Christ blesses us with His right hand, His fingers formed into the shape of the Greek letters IC XC,” the abbreviation in Greek for Jesus Christ, and He holds in His left arm a jewel-studded Book of the Gospels. From the prototype of the first icon of Christ, miraculously made by the Saviour Himself, He is traditionally shown with a short beard and having long dark brown hair with reddish highlights, parted in the middle. His expression is serious but merciful, to evoke from us a serious and loving response, for the Truth is both sober and yet hopeful for us.

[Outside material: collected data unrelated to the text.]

-    const char* dsrc = reinterpret_cast<const char*>(p.dobuf) + (int64_t)jbase * 2;
-    const char* xsrc = reinterpret_cast<const char*>(p.x);
-    const char* dlsrc = HILO ? reinterpret_cast<const char*>(p.do_lo) + (int64_t)jbase * 2 : dsrc;
-    auto issue = [&](int64_t o0, int buf) {
-        const int ov = (int)((o_end - o0) < 16 ? (o_end - o0) : 16);
-        ws_dma_rows_asm<KT, 16 * M_, M_>(xsrc + o0 * M_ * (int64_t)ROWX, (unsigned)ROWX, ov * M_, xb + buf * XT);
-        ws_dma_rows_asm<KJ, 16, 1>(dsrc + o0 * (int64_t)ROWX, (unsigned)ROWX, ov, db + buf * DT);
-        if (HILO) ws_dma_rows_asm<KJ, 16, 1>(dlsrc + o0 * (int64_t)ROWX, (unsigned)ROWX, ov, dbl + buf * DT);
-    };
-    for (int i = threadIdx.x; i < ZROWS * ROWX / 16; i += 512) reinterpret_cast<u32x4*>(zp)[i] = u32x4{0u, 0u, 0u, 0u};
-    for (int i = threadIdx.x; i < 2 * 16 * DSROW / 2; i += 512) reinterpret_cast<unsigned int*>(dsh)[i] = 0u;
-    issue(o_beg, 0);
-
-    const unsigned short* wsrc = reinterpret_cast<const unsigned short*>(p.wvt);
-    u32x4 wreg[KJ][NCT];
-    static_assert(NCT % 2 == 0, "tile pairs");
-#pragma unroll
-    for (int ct = 0; ct < NCT; ++ct) {
-        const int krow = ncol0 + 32 * (ct >> 1) + 8 * (r16 >> 2) + 4 * (ct & 1) + (r16 & 3);
-        const unsigned short* wr = wsrc + (int64_t)krow * E + jbase + 8 * lg;
-#pragma unroll
-        for (int ks = 0; ks < KJ; ++ks) wreg[ks][ct] = *reinterpret_cast<const u32x4*>(wr + 32 * ks);
-    }
-    int daddr[4];
-#pragma unroll
-    for (int v = 0; v < 4; ++v) daddr[v] = r16 * ROWD + ((((4 * v) + lg) ^ r16) << 4);
-    const int xaddr0 = r16 * M_ * ROWX + ((((ncol0 >> 3) + lg) ^ r16) << 4);
-    const int q = r16 >> 2, pp = r16 & 3;
-    int ua[KU][2];
-    bool uz[KU][2];
-#pragma unroll
-    for (int ks = 0; ks < KU; ++ks) {
-#pragma unroll
-        for (int hh = 0; hh < 2; ++hh) {
-            const int D = 4 * ks + 2 * hh + (lg >> 1);
-            uz[ks][hh] = D >= 2 * M_;
-            const int m = D >> 1, b = 2 * (4 * (lg & 1) + q) + (D & 1);
-            const int key = uz[ks][hh] ? 0 : b;
-            const int ch = ((ncol0 >> 3) + (pp >> 1)) ^ key;
-            ua[ks][hh] = (uz[ks][hh] ? (int)(zp - smem) : (b * M_ + m) * ROWX) + (ch << 4) + 8 * (pp & 1);
-        }
-    }
-    auto kslot = [&](int b, int m) -> int {
-        const int D = 2 * m + (b & 1), j = b >> 1;
-        return 32 * (D >> 2) + 8 * (2 * (D & 1) + (j >> 2)) + 4 * ((D >> 1) & 1) + (j & 3);
-    };
-
-    const int ds_s = lane & 15, ds_hh = w, ds_m = lg;
-    const float invH = 1.0f / (float)H;
-    auto load_stats = [&](int64_t o0, float& pmv, float& dwb) {
-        int64_t b = o0 + ds_s;
-        b = b < o_end ? b : o_end - 1;
-        const float* pp_ = p.probs + (b * H + hbase + ds_hh) * M_ + (ds_m < M_ ? ds_m : 0);
-        const float* dw_ = p.d_attn_w ? p.d_attn_w + b * M_ + (ds_m < M_ ? ds_m : 0) : pp_;
-        if (w < HBL) {
-            asm volatile("global_load_dword %0, %1, off" : "=v"(pmv) : "v"(pp_) : "memory");
-            asm volatile("global_load_dword %0, %1, off" : "=v"(dwb) : "v"(dw_) : "memory");
-        }
-    };
-
-    f32x4 uacc[NCT];
-#pragma unroll
-    for (int ct = 0; ct < NCT; ++ct) uacc[ct] = f32x4{0.f, 0.f, 0.f, 0.f};
-    float pmv = 0.f, dwb = 0.f, pmv_n = 0.f, dwb_n = 0.f;
-#pragma unroll
-    for (int ks = 0; ks < KJ; ++ks)
-#pragma unroll
-        for (int ct = 0; ct < NCT; ++ct) asm volatile("" : "+v"(wreg[ks][ct]));
-    load_stats(o_beg, pmv, dwb);
-
-    asm volatile("s_waitcnt vmcnt(0)" ::: "memory");
-    asm volatile("s_waitcnt lgkmcnt(0)" ::: "memory");
-    int cur = 0;
-    for (int64_t o0 = o_beg; o0 < o_end; o0 += 16, cur ^= 1) {
-        __builtin_amdgcn_s_barrier();
-        if (o0 + 16 < o_end) {
-            issue(o0 + 16, cur ^ 1);
-            load_stats(o0 + 16, pmv_n, dwb_n);
-        }
-        const char* tb = db + cur * DT;
-        constexpr int HG = HBL % 2 == 0 ? 2 : 1;
-        int xa[NCT];
-#pragma unroll
-        for (int ct = 0; ct < NCT; ++ct) xa[ct] = cur * XT + (xaddr0 ^ (64 * (ct >> 1)));
-        float* pw = part + w * PSTR + r16;
-#pragma unroll
-        for (int h0 = 0; h0 < HBL; h0 += HG) {
-            f32x4 P[HG][NCT];
-#pragma unroll
-            for (int g = 0; g < HG; ++g) {
-#pragma unroll
-                for (int ct = 0; ct < NCT; ++ct) P[g][ct] = f32x4{0.f, 0.f, 0.f, 0.f};
-#pragma unroll
-                for (int kl = 0; kl < HK; ++kl) {
-                    const int ks = (h0 + g) * HK + kl;
-                    const u32x4 bf = *reinterpret_cast<const u32x4*>(tb + daddr[ks & 3] + (ks >> 2) * 256);
-#pragma unroll
-                    for (int ct = 0; ct < NCT; ++ct) P[g][ct] = X::mma(wreg[ks][ct], bf, P[g][ct]);
-                    if (HILO) {
-                        const u32x4 bl = *reinterpret_cast<const u32x4*>(dbl + cur * DT + daddr[ks & 3] + (ks >> 2) * 256);
-#pragma unroll
-                        for (int ct = 0; ct < NCT; ++ct) P[g][ct] = X::mma(wreg[ks][ct], bl, P[g][ct]);
-                    }
-                }
-            }
-#pragma unroll
-            for (int m = 0; m < M_; ++m) {
-                float a[HG];
-#pragma unroll
-                for (int g = 0; g < HG; ++g) a[g] = 0.f;
-#pragma unroll
-                for (int c2 = 0; c2 < NCT / 2; ++c2) {
-                    const u32x4 xv = *reinterpret_cast<const u32x4*>(xb + xa[2 * c2] + m * ROWX);
-                    float xf[8];
-#pragma unroll
-                    for (int i = 0; i < 4; ++i) {
-                        xf[2 * i] = __uint_as_float(xv[i] << 16);
-                        xf[2 * i + 1] = __uint_as_float(xv[i] & 0xffff0000u);
-                    }
-#pragma unroll
-                    for (int g = 0; g < HG; ++g)
-#pragma unroll
-                        for (int i = 0; i < 8; ++i) a[g] = fmaf(P[g][2 * c2 + (i >> 2)][i & 3], xf[i], a[g]);
-                }
-                const unsigned int u0 = __float_as_uint(a[0]), u1 = __float_as_uint(a[HG - 1]);
-                const auto r1 = __builtin_amdgcn_permlane16_swap(u0, u1, false, false);
-                const unsigned int us = __float_as_uint(__uint_as_float(r1[0]) + __uint_as_float(r1[1]));
-                const auto r2 = __builtin_amdgcn_permlane32_swap(us, us, false, false);
-                pw[((h0 + (HG == 2 ? (lg & 1) : 0)) * M_ + m) * 16] = __uint_as_float(r2[0]) + __uint_as_float(r2[1]);
-            }
-        }
-        asm volatile("s_waitcnt lgkmcnt(0)" ::: "memory");
-        __builtin_amdgcn_s_barrier();
-        asm volatile("" : "+v"(pmv), "+v"(dwb));
-        if (w < HBL) {
-            float da = 0.f;
-            if (ds_m < M_) {
-                const float* pr = part + (ds_hh * M_ + ds_m) * 16 + ds_s;
-#pragma unroll
-                for (int i = 0; i < NPART; ++i) da += pr[i * PSTR];
-            }
-            float dw = p.d_attn_w ? dwb : 0.f;
-            if (p.d_entropy && ds_m < M_) {
-                int64_t be = o0 + ds_s;
-                be = be < o_end ? be : o_end - 1;
-                float hsum = 0.f;
-#pragma unroll
-                for (int m = 0; m < M_; ++m) hsum -= xlogx(p.attn_w[be * M_ + m]);
-                const bool live = (hsum >= 0.f) && (hsum <= p.log_M);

Christ is shown with an outer blue robe, symbolizing the Humanity that He put on at His Incarnation, with an inner red robe, representing His Divinity that remains for all eternity. In the cross in the nimbus, or halo around His head, are the Greek letters for “I AM.” This reminds us that although Incarnate in time, Jesus Christ is God before the ages, even before Abraham, and He is the same God Who spoke with Moses face to face. May we frequently ask His Blessing upon all our works, feelings, and thoughts, so that we may be blessed indeed!